Pressure to decide subsides
Austrian Chancellor Werner Faymann dampened expectations at the pre-Christmas summit, expectations which were still being stoked in the summer by EU leaders. At that time, even the German chancellor had said that the December summit would determine the future shape of the eurozone.
Now, according to Faymann, is the time for discussion. "I did not expect that we would agree today on the shape of the European Union for the next 20 years," he said. "But a policy discussion is also important, about how we can better and more closely work together."
Guy Verhofstadt, the former Belgian prime minister and current leader of the liberal faction in the European Parliament, has participated in many EU summits and knows how the discussions play out behind closed doors. "Interest rates on government bonds are now a little less than they were a few months ago - meaning that the pressure on political leaders has subsided," Verhofstadt told DW. "They now think they have more time to solve their problems."
He believes this is a mistake: "The crisis is not over. The crisis is hitting us all very hard, economically, socially and financially," he said.
'The key point is the money'
In fact, any discussions among the leaders of the euro countries always come back to the same question, said Martin Schulz, the president of the European Parliament, who also took part in the discussions.
"It has been the crux of the debate for months: where, when and how will the debt and burdens of the member states be communalized, if at all?," he told reporters in Brussels. "I think that's the core point that we've been circling for some time." An answer to this crucial question is still pending.
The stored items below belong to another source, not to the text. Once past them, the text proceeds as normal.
template <int W3_KC, int NS>
__global__ __launch_bounds__(WG_THREADS, NS > 14 ? 1 : 2) void wgrad_tr3_kernel(WgradArgs a) {
    constexpr int NBUF = 2;
    NBSS_LDS(smem);
    typedef bf16_t T;
    const int tid = threadIdx.x, lane = lane_id(), l15 = lane & 15, g4 = lane >> 4, w = wave_id_u();
    const int mg = a.MA / a.groups, ng = a.NB / a.groups;
    const int mv = a.mvalid ? a.mvalid : mg, nv = a.nvalid ? a.nvalid : ng;
    const int mtiles = cdiv(mg, 16), nexp = a.taps * ng, ntiles = cdiv(nexp, 16);
    const bool per_group = gridDim.y > 1;
    const int g_lo = per_group ? blockIdx.y : 0, ngrp = per_group ? 1 : a.groups;
    const int acols0 = g_lo * mg, ncolsA = ngrp * mg, bcols0 = g_lo * ng, ncolsB = ngrp * ng;
    const int lda = tr_ld(ncolsA), ldb = tr_ld(ncolsB);
    const bool fmode = a.taps > 1 && a.shift_dim == 1;
    const int rs = fmode ? 2 : 1;
    const int h = a.taps / 2, rowsB = W3_KC + 2 * h * rs;
    const int imgA = W3_KC * lda, img = imgA + rowsB * ldb;
    T* base = reinterpret_cast<T*>(smem);
    for (int i = tid; i < NBUF * img / 2; i += WG_THREADS) reinterpret_cast<uint32_t*>(base)[i] = 0u;
    float* lnp = reinterpret_cast<float*>(base + (size_t)NBUF * img);
    if (a.stats)
        for (int i = tid; i < 2 * a.NB; i += WG_THREADS) lnp[i] = i < a.NB ? a.gamma[i] : a.beta[i - a.NB];

    f32x4 acc[NS], bacc[W3_BS];
#pragma unroll
    for (int s = 0; s < NS; ++s) acc[s] = F32X4_ZERO;
#pragma unroll
    for (int s = 0; s < W3_BS; ++s) bacc[s] = F32X4_ZERO;
    Frag<T> ones;
#pragma unroll
    for (int jq = 0; jq < 8; ++jq) frag_set(ones, jq, 1.0f);
    const bool do_bias = a.dbias != nullptr;
    const T* Ag = reinterpret_cast<const T*>(a.A);
    const T* Bg = reinterpret_cast<const T*>(a.B);
    const int pA = ncolsA / 8, pB = ncolsB / 8;
    const int nvA = W3_KC * pA, nvec = nvA + rowsB * pB;
    const int nfirst = ngrp * mtiles, ntot = nfirst * ntiles;

    constexpr bool GW = NS > 14;
    int oa[GW ? 3 : NS], ob[GW ? 9 : NS];
    const int trow = 4 * g4 + (l15 >> 2), tcol = 4 * (l15 & 3);
    if constexpr (GW) {
#pragma unroll
        for (int mt = 0; mt < 3; ++mt) oa[mt] = trow * lda + w * mg + mt * 16 + tcol;
#pragma unroll
        for (int nt = 0; nt < 9; ++nt) {
            const int q0 = nt * 16 + tcol;
            ob[nt] = imgA + ((q0 / ng) * rs + trow) * ldb + w * ng + q0 % ng;
        }
    } else {
#pragma unroll
        for (int s = 0; s < NS; ++s) {
            const int tl = s * WG_WAVES + w;
            oa[s] = trow * lda + tcol; ob[s] = imgA + trow * ldb + tcol;
            if (tl < ntot) {
                const int nt = tl / nfirst, gm = tl % nfirst, g = gm / mtiles, mt = gm % mtiles;
                oa[s] = trow * lda + g * mg + mt * 16 + tcol;
                int q0 = nt * 16 + tcol;
                if (q0 >= nexp) q0 = 0;
                ob[s] = imgA + ((q0 / ng) * rs + trow) * ldb + g * ng + q0 % ng;
            }
        }
    }
    const int rsA = a.a_gw ? a.a_gw : a.lda, rsB = a.b_gw ? a.b_gw : a.ldb;
    const int UA = cdiv(nvA, WG_THREADS);
    int vkk[W3_MAXV], vtok[W3_MAXV], vdst[W3_MAXV];
    unsigned vgo[W3_MAXV];
    bool vt1[W3_MAXV], vok[W3_MAXV];
    const int tokB0 = fmode ? -h * a.T : -h;
#pragma unroll
    for (int u = 0; u < W3_MAXV; ++u) {
        const bool isA = u < UA;
        const int v = tid + (isA ? u : u - UA) * WG_THREADS;
        vok[u] = isA ? v < nvA : v < nvec - nvA;
        const int pp = isA ? pA : pB, r = vok[u] ? v / pp : 0, c8 = vok[u] ? v % pp : 0;
        const int col = (isA ? acols0 : bcols0) + 8 * c8, gw = isA ? a.a_gw : a.b_gw, gs = isA ? a.a_gs : a.b_gs, rsg = isA ? rsA : rsB;
        const int hh = isA ? 0 : h;
        vkk[u] = fmode ? r / 2 - hh : r - hh;
        vt1[u] = fmode && (r & 1);
        vtok[u] = fmode ? (r / 2 - hh) * a.T + (r & 1) : r - hh;
        vgo[u] = (unsigned)((vtok[u] - (isA ? 0 : tokB0)) * rsg + (gw ? (col / gw) * gs + col % gw : col));
        vdst[u] = (isA ? 0 : imgA) + r * (isA ? lda : ldb) + 8 * c8;
    }
    const int cpr = cdiv(a.T, W3_KC);
    const int nfc = cdiv(a.F, W3_KC / 2), ntp = cdiv(a.T, 2);
    const int nchunks = fmode ? (a.Ntok / (a.F * a.T)) * ntp * nfc : a.taps > 1 ? (a.Ntok / a.T) * cpr : cdiv(a.Ntok, W3_KC);
    const int r0 = fmode ? nfc : a.taps > 1 ? cpr : 1, r1 = fmode ? ntp : 1;
    const int G = gridDim.x, d0 = G % r0, d1 = (G / r0) % r1, d2 = G / r0 / r1;
    int c0 = (int)blockIdx.x % r0, c1 = ((int)blockIdx.x / r0) % r1, c2 = (int)blockIdx.x / r0 / r1;
    u32x4 pre[W3_MAXV];
    float pmu[W3_MAXV], prs[W3_MAXV];
    auto prefetch = [&]() {
        long nbase;
        int lo, span;
        bool t1ok = true;
        if (fmode) {
            const int t0 = 2 * c1, f0 = c0 * (W3_KC / 2);
            nbase = ((long)c2 * a.F + f0) * a.T + t0; lo = -f0; span = a.F; t1ok = t0 + 1 < a.T;
        } else if (a.taps > 1) {
            const int t0 = c0 * W3_KC;
            nbase = ((long)c2 * r1 + c1) * a.T + t0; lo = -t0; span = a.T;
        } else {
            nbase = ((long)c2 * r1 + c1) * W3_KC; lo = 0; span = a.Ntok - (int)nbase;
        }
        c0 += d0; c1 += d1; c2 += d2;
        if (c0 >= r0) { c0 -= r0; ++c1; }
        if (c1 >= r1) { c1 -= r1; ++c2; }
        const T* Ab = Ag + nbase * rsA;
        const T* Bb = Bg + (nbase + tokB0) * rsB;
        const float* sb = a.stats ? a.stats + 2 * nbase : nullptr;
#pragma unroll
        for (int u = 0; u < W3_MAXV; ++u) {
            pre[u] = (u32x4){0, 0, 0, 0};
            pmu[u] = 0.f; prs[u] = 0.f;
            if (!vok[u] || (unsigned)(vkk[u] - lo) >= (unsigned)span || (vt1[u] && !t1ok) || WG_PROBE(4)) continue;
            const T* sbase = u < UA ? Ab : Bb;
            pre[u] = *reinterpret_cast<const u32x4*>(reinterpret_cast<const char*>(sbase) + (size_t)(vgo[u] * 2u));
            if (!GW && u >= UA && sb) { pmu[u] = sb[2 * vtok[u]]; prs[u] = sb[2 * vtok[u] + 1]; }
        }
    };
    auto stash = [&](T* buf) {
#pragma unroll
        for (int u = 0; u < W3_MAXV; ++u) {
            if (!vok[u] || WG_PROBE(8)) continue;
            u32x4 x = pre[u];
            if (!GW && u >= UA && a.stats) {
                float f[8];
#pragma unroll
                for (int i = 0; i < 4; ++i) { f[2 * i] = bf2f((bf16_t)(x[i] & 0xFFFF)); f[2 * i + 1] = bf2f((bf16_t)(x[i] >> 16)); }
                float gm[8], bt[8];
                const int col = (int)vgo[u] - (vtok[u] - tokB0) * rsB;
                load8(lnp + col, gm);
                load8(lnp + a.NB + col, bt);
#pragma unroll
                for (int e = 0; e < 8; ++e) f[e] = prs[u] != 0.f ? (f[e] - pmu[u]) * prs[u] * gm[e] + bt[e] : 0.f;
#pragma unroll
                for (int i = 0; i < 4; ++i) x[i] = pack2bf(f[2 * i], f[2 * i + 1]);
            }
            *reinterpret_cast<u32x4*>(buf + vdst[u]) = x;
        }
    };

    int ch = blockIdx.x;
    if (WG_PROBE(16)) return;
    if (ch < nchunks) prefetch();
    lds_barrier();
    int b = 0;
    for (; ch < nchunks; ch += gridDim.x) {
        T* buf = base + (size_t)b * img;
        stash(buf);
        lds_barrier();
        if (ch + (int)gridDim.x < nchunks) prefetch();
        constexpr int KH = W3_KC / 32;
        Frag<T> fa[2], fb[2];
        if (WG_PROBE(2)) { b ^= 1; continue; }
        if constexpr (GW) {
            Frag<T> ga[3];
#pragma unroll
            for (int mt = 0; mt < 3; ++mt) {
                frag_load_tr(ga[mt], buf + oa[mt], lda);
                bacc[mt] = mma(ga[mt], ones, bacc[mt]);
            }
            frag_load_tr(fb[0], buf + ob[0], ldb);
#pragma unroll
            for (int nt = 0; nt < 9; ++nt) {
                if (nt + 1 < 9) frag_load_tr(fb[(nt + 1) & 1], buf + ob[nt + 1], ldb);
#pragma unroll
                for (int mt = 0; mt < 3; ++mt) acc[nt * 3 + mt] = mma(ga[mt], fb[nt & 1], acc[nt * 3 + mt]);
            }
        } else {
        frag_load_tr(fa[0], buf + oa[0], lda);
        frag_load_tr(fb[0], buf + ob[0], ldb);
#pragma unroll
        for (int i = 0; i < NS * KH; ++i) {
            const int s = i / KH, cur = i & 1;
            if (i + 1 < NS * KH) {
                const int s1 = (i + 1) / KH, kh1 = (i + 1) % KH;
                frag_load_tr(fa[cur ^ 1], buf + oa[s1] + kh1 * 32 * lda, lda);
                frag_load_tr(fb[cur ^ 1], buf + ob[s1] + kh1 * 32 * ldb, ldb);
            }
            acc[s] = mma(fa[cur], fb[cur], acc[s]);
            if (s < W3_BS) bacc[s < W3_BS ? s : 0] = mma(fa[cur], ones, bacc[s < W3_BS ? s : 0]);
        }
        }
        if (NBUF == 1) lds_barrier();
        else b ^= 1;
    }

    if (WG_PROBE(1)) return;
    if (a.part) {
        const size_t wg = (size_t)blockIdx.y * gridDim.x + blockIdx.x;
        float* pt = a.part + wg * ntot * 256;
        float* pbias = a.part + (size_t)gridDim.y * gridDim.x * ntot * 256 + wg * ntot * 16;
        if constexpr (GW) {
#pragma unroll
            for (int nt = 0; nt < 9; ++nt)
#pragma unroll
                for (int mt = 0; mt < 3; ++mt) {
                    const int tl = nt * nfirst + w * 3 + mt;
#pragma unroll
                    for (int r = 0; r < 4; ++r) pt[((size_t)tl * 4 + r) * 64 + lane] = acc[nt * 3 + mt][r];
                }
            if (do_bias && l15 == 0) {
#pragma unroll
                for (int mt = 0; mt < 3; ++mt)
#pragma unroll
                    for (int r = 0; r < 4; ++r) pbias[(w * 3 + mt) * 16 + 4 * g4 + r] = bacc[mt][r];
            }
            return;
        }
#pragma unroll
        for (int s = 0; s < NS; ++s) {
            const int tl = s * WG_WAVES + w;
            if (tl < ntot) {
#pragma unroll
                for (int r = 0; r < 4; ++r) pt[((size_t)tl * 4 + r) * 64 + lane] = acc[s][r];
                if (s < W3_BS && do_bias && tl < nfirst && l15 == 0) {
#pragma unroll
                    for (int r = 0; r < 4; ++r) pbias[tl * 16 + 4 * g4 + r] = bacc[s < W3_BS ? s : 0][r];
                }
            }
        }
        return;
    }
#pragma unroll
    for (int s = 0; s < NS; ++s) {
        const int tl = s * WG_WAVES + w;
        if (tl < ntot) {
            const int nt = tl / nfirst, gm = tl % nfirst, g = g_lo + gm / mtiles, mt = gm % mtiles;
            const int q = nt * 16 + l15;
            if (q < nexp) {
                const int tap = q / ng, i = q % ng;
#pragma unroll
                for (int r = 0; r < 4; ++r) {
                    const int m = mt * 16 + 4 * g4 + r;
                    if (m < mv && i < nv) atomicAdd(a.dW + ((size_t)(g * mv + m) * nv + i) * a.taps + tap, acc[s][r]);
                }
            }
            if (s < W3_BS && do_bias && nt == 0 && l15 == 0) {
#pragma unroll
                for (int r = 0; r < 4; ++r) {
                    const int m = mt * 16 + 4 * g4 + r;
                    if (m < mv) atomicAdd(a.dbias + (size_t)g * mv + m, bacc[s < W3_BS ? s : 0][r]);
                }
            }
        }
    }
}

Verhofstadt fears that until the German parliamentary election next September, little will be decided. "The national election calendars still dominate the European agenda," he said. Even the Italian election early in 2013 could have an impact on the timetable for reform in the eurozone.
Berlusconi in Brussels
Most of the leaders meeting in Brussels on Thursday (13.12.2012) were relieved to note that the former Italian prime minister, Silvio Berlusconi, is apparently no longer planning to run in his country's next election. Berlusconi had travelled to the conservative party leaders meeting in the Belgian capital and suggested Thursday that current premier Mario Monti should run for the conservative camp.
Monti, who as an independent has led Italy's reform cabinet for the last year and replaced Berlusconi, has not decided whether he wants to enter the campaign. If he declines, Berlusconi could yet attempt a comeback. The mere announcement of Berlusconi's possible candidacy earlier this week upset the financial markets, resulting in increased interest rates for Italian government bonds.